▶ **What is required**: Please take the records that follow and repeat exactly the lines starting with the line with "g_cluster_slots = 0;" and going on through the line with "attr[0].val.clusterDim.x = 2;".

(Items from a dataset)
--- START ---
+extern "C" int mmvae_tail_sqnorm_two(int n_ranges_a, const float* const* grads_a, const int64_t* lens_a, float* partials_a,
+                                     unsigned* ticket, int64_t n_partials_all, const float* partials_all, float max_norm,
+                                     float grad_scale, float beta1, float beta2, float* state, unsigned flags,
+                                     int n_ranges_b, const float* const* grads_b, const int64_t* lens_b, float* partials_b,
+                                     mmvae_stream_t stream) {
+    if (n_ranges_a < 1 || n_ranges_a > MMVAE_TAIL_MAX_RANGES || !grads_a || !lens_a || !partials_a || !ticket ||
+        !partials_all || !state || n_partials_all <= 0)
+        return MMVAE_ERR_ARG;
+    if (n_ranges_b < 0 || n_ranges_b > MMVAE_TAIL_MAX_RANGES) return MMVAE_ERR_ARG;
+    if (n_ranges_b > 0 && (!grads_b || !lens_b || !partials_b)) return MMVAE_ERR_ARG;
+    SqRanges ra = {}, rb = {};
+    int total_a = 0, total_b = 0;
+    if (!fill_ranges(ra, n_ranges_a, grads_a, lens_a, total_a)) return MMVAE_ERR_ARG;
+    if (!fill_ranges(rb, n_ranges_b, grads_b, lens_b, total_b)) return MMVAE_ERR_ARG;
+    MMVAE_LAUNCH(sqnorm_two_kernel, dim3((unsigned)(total_a + total_b)), dim3(256), 0, (hipStream_t)stream, ra, rb, total_a,
+                 partials_a, partials_b, ticket, n_partials_all, partials_all, max_norm, grad_scale, beta1, beta2, state,
+                 flags | MMVAE_PREPARE_NORM);
+    MMVAE_LAUNCH_CHECK();
+    return MMVAE_OK;
+}
+
+extern "C" int mmvae_tail_adam_fused(int64_t n, float* param, const float* grad, float* exp_avg, float* exp_avg_sq,
+                                     float* state, const float* hyper, float beta1, float beta2, float eps,
+                                     float grad_scale, int copy_n, const float* copy_src, float* copy_dst, int64_t np,
+                                     const float* partials, float max_norm, unsigned flags, unsigned* ticket,
+                                     int workgroups, mmvae_stream_t stream) {
+    if (n <= 0 || !param || !grad || !exp_avg || !exp_avg_sq || !state || !hyper || !ticket) return MMVAE_ERR_ARG;
+    if (copy_n < 0 || copy_n > 65536 || (copy_n > 0 && (!copy_src || !copy_dst))) return MMVAE_ERR_ARG;
+    if (np < 0 || ((flags & MMVAE_PREPARE_NORM) && np > 0 && !partials)) return MMVAE_ERR_ARG;
+    if (workgroups <= 0 || workgroups > MMVAE_TAIL_MAX_WORKGROUPS) return MMVAE_ERR_ARG;
+    const int vec = aligned16(param) && aligned16(grad) && aligned16(exp_avg) && aligned16(exp_avg_sq);
+    MMVAE_LAUNCH(adam_fused_kernel, dim3((unsigned)workgroups), dim3(256), 0, (hipStream_t)stream, n, param, grad, exp_avg,
+                 exp_avg_sq, state, hyper, beta1, beta2, eps, grad_scale, vec, copy_n,
+                 reinterpret_cast<const unsigned*>(copy_src), reinterpret_cast<unsigned*>(copy_dst), np, partials, max_norm,
+                 flags, ticket);
+    MMVAE_LAUNCH_CHECK();
+    return MMVAE_OK;
+}
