+template <int EPI>
+__global__ void __launch_bounds__(PIPE_THREADS, 1)
+gemm_bf16_cluster_kernel(const __grid_constant__ CUtensorMap tm_a, const __grid_constant__ CUtensorMap tm_b,
+                         const GemmArgs g) {
+  extern __shared__ uint8_t smem_raw[];
+  uint8_t* smem = reinterpret_cast<uint8_t*>((reinterpret_cast<uintptr_t>(smem_raw) + 1023) & ~uintptr_t(1023));
+
+  __shared__ __align__(8) uint64_t full_bar[C_STAGES];
+  __shared__ __align__(8) uint64_t empty_bar[C_STAGES];
+
+  const int warp = threadIdx.x >> 5;
+  const int wgroup = warp >> 2;
+  const uint32_t rank = cluster_ctarank();
+
+  if (threadIdx.x == 0) {
+    tma_prefetch_desc(&tm_a);
+    tma_prefetch_desc(&tm_b);
+    for (int i = 0; i < C_STAGES; ++i) {
+      mbar_init(&full_bar[i], 1);
+      mbar_init(&empty_bar[i], 2 * PIPE_CONSUMER_WARPS);
+    }
+    fence_barrier_init();
+  }
+  cluster_arrive();
+  cluster_wait();
+
+  const int num_kb = (g.k + BK - 1) / BK;
+  const int m_pairs = (g.m_tiles + 1) >> 1;
+  const int pairs_per_batch = m_pairs * g.n_tiles;
+  const int total_pairs = g.batches * pairs_per_batch;
+  const int cluster = blockIdx.x >> 1, clusters = gridDim.x >> 1;
+
+  if (wgroup == 0) {
+    setmaxnreg_dec<40>();
+    if (warp == 0 && elect_one()) {
+      int stage = 0;
+      uint32_t phase = 0;
+      for (int p = cluster; p < total_pairs; p += clusters) {
+        const int b = p / pairs_per_batch;
+        const int r = p - b * pairs_per_batch;
+        const int mt = 2 * (r / g.n_tiles) + static_cast<int>(rank);
+        const int nt = r % g.n_tiles;
+        for (int kb = 0; kb < num_kb; ++kb) {
+          mbar_wait(&empty_bar[stage], phase ^ 1);
+          uint8_t* sa = smem + stage * C_STAGE_BYTES;
+          mbar_arrive_expect_tx(&full_bar[stage], C_STAGE_BYTES);
+          tma_load_3d(sa, &tm_a, &full_bar[stage], kb * BK, g.row_begin + mt * CBM, b);
+          tma_load_2d_multicast(sa + C_A_BYTES + rank * (C_B_BYTES / 2), &tm_b, &full_bar[stage], kb * BK,
+                                nt * CBN + rank * (CBN / 2), 0x3);
+          if (++stage == C_STAGES) {
+            stage = 0;
+            phase ^= 1;
+          }
+        }
+      }
+    }
+    __syncwarp();
+  } else {
+    setmaxnreg_inc<232>();
+    const int wg = wgroup - 1;
+    int stage = 0;
+    uint32_t phase = 0;
+    float acc[2][64];
+    for (int p = cluster; p < total_pairs; p += clusters) {
+      const int b = p / pairs_per_batch;
+      const int r = p - b * pairs_per_batch;
+      const int mt = 2 * (r / g.n_tiles) + static_cast<int>(rank);
+      const int nt = r % g.n_tiles;
+      cluster_consume_tile(acc, smem, full_bar, empty_bar, num_kb, wg, stage, phase);
+      epilogue_frag<EPI>(g, acc, wg, b, mt * CBM, nt * CBN);
+    }
+  }
+  cluster_arrive();
+  cluster_wait();
+}
+
 template <int BN, int EPI>
 static int launch_gemm(const CUtensorMap& tm_a, const CUtensorMap& tm_b, const GemmArgs& g, cudaStream_t stream) {
   using Cfg = PipeCfg<BN>;
@@ -289,19 +548,70 @@
   return check_launch("pf_gemm_bf16");
 }
 
+static int g_cluster_slots = 0;
+
+static int cluster_slots() {
+  if (g_cluster_slots > 0) return g_cluster_slots;
+  auto kern = gemm_bf16_cluster_kernel<PF_EPI_STORE_BF16>;
+  if (int rc = ensure_dyn_smem(reinterpret_cast<const void*>(kern), C_SMEM_BYTES, "gemm cluster")) return rc;
+  cudaLaunchConfig_t cfg = {};
+  cudaLaunchAttribute attr[1];
+  attr[0].id = cudaLaunchAttributeClusterDimension;
+  attr[0].val.clusterDim.x = 2;
+  attr[0].val.clusterDim.y = 1;
+  attr[0].val.clusterDim.z = 1;
+  cfg.gridDim = dim3(2, 1, 1);
+  cfg.blockDim = dim3(PIPE_THREADS, 1, 1);
+  cfg.dynamicSmemBytes = C_SMEM_BYTES;
+  cfg.attrs = attr;
+  cfg.numAttrs = 1;
+  int n = 0;
+  if (cudaOccupancyMaxActiveClusters(&n, kern, &cfg) != cudaSuccess || n <= 0) {
+    (void)cudaGetLastError();
+    n = num_sms() > 0 ? num_sms() / 2 : 66;
+  }
+  g_cluster_slots = n;
+  return n;
+}
+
--- END ---
▶ **Reply**:
+static int g_cluster_slots = 0;
+
+static int cluster_slots() {
+  if (g_cluster_slots > 0) return g_cluster_slots;
+  auto kern = gemm_bf16_cluster_kernel<PF_EPI_STORE_BF16>;
+  if (int rc = ensure_dyn_smem(reinterpret_cast<const void*>(kern), C_SMEM_BYTES, "gemm cluster")) return rc;
+  cudaLaunchConfig_t cfg = {};
+  cudaLaunchAttribute attr[1];
+  attr[0].id = cudaLaunchAttributeClusterDimension;
+  attr[0].val.clusterDim.x = 2;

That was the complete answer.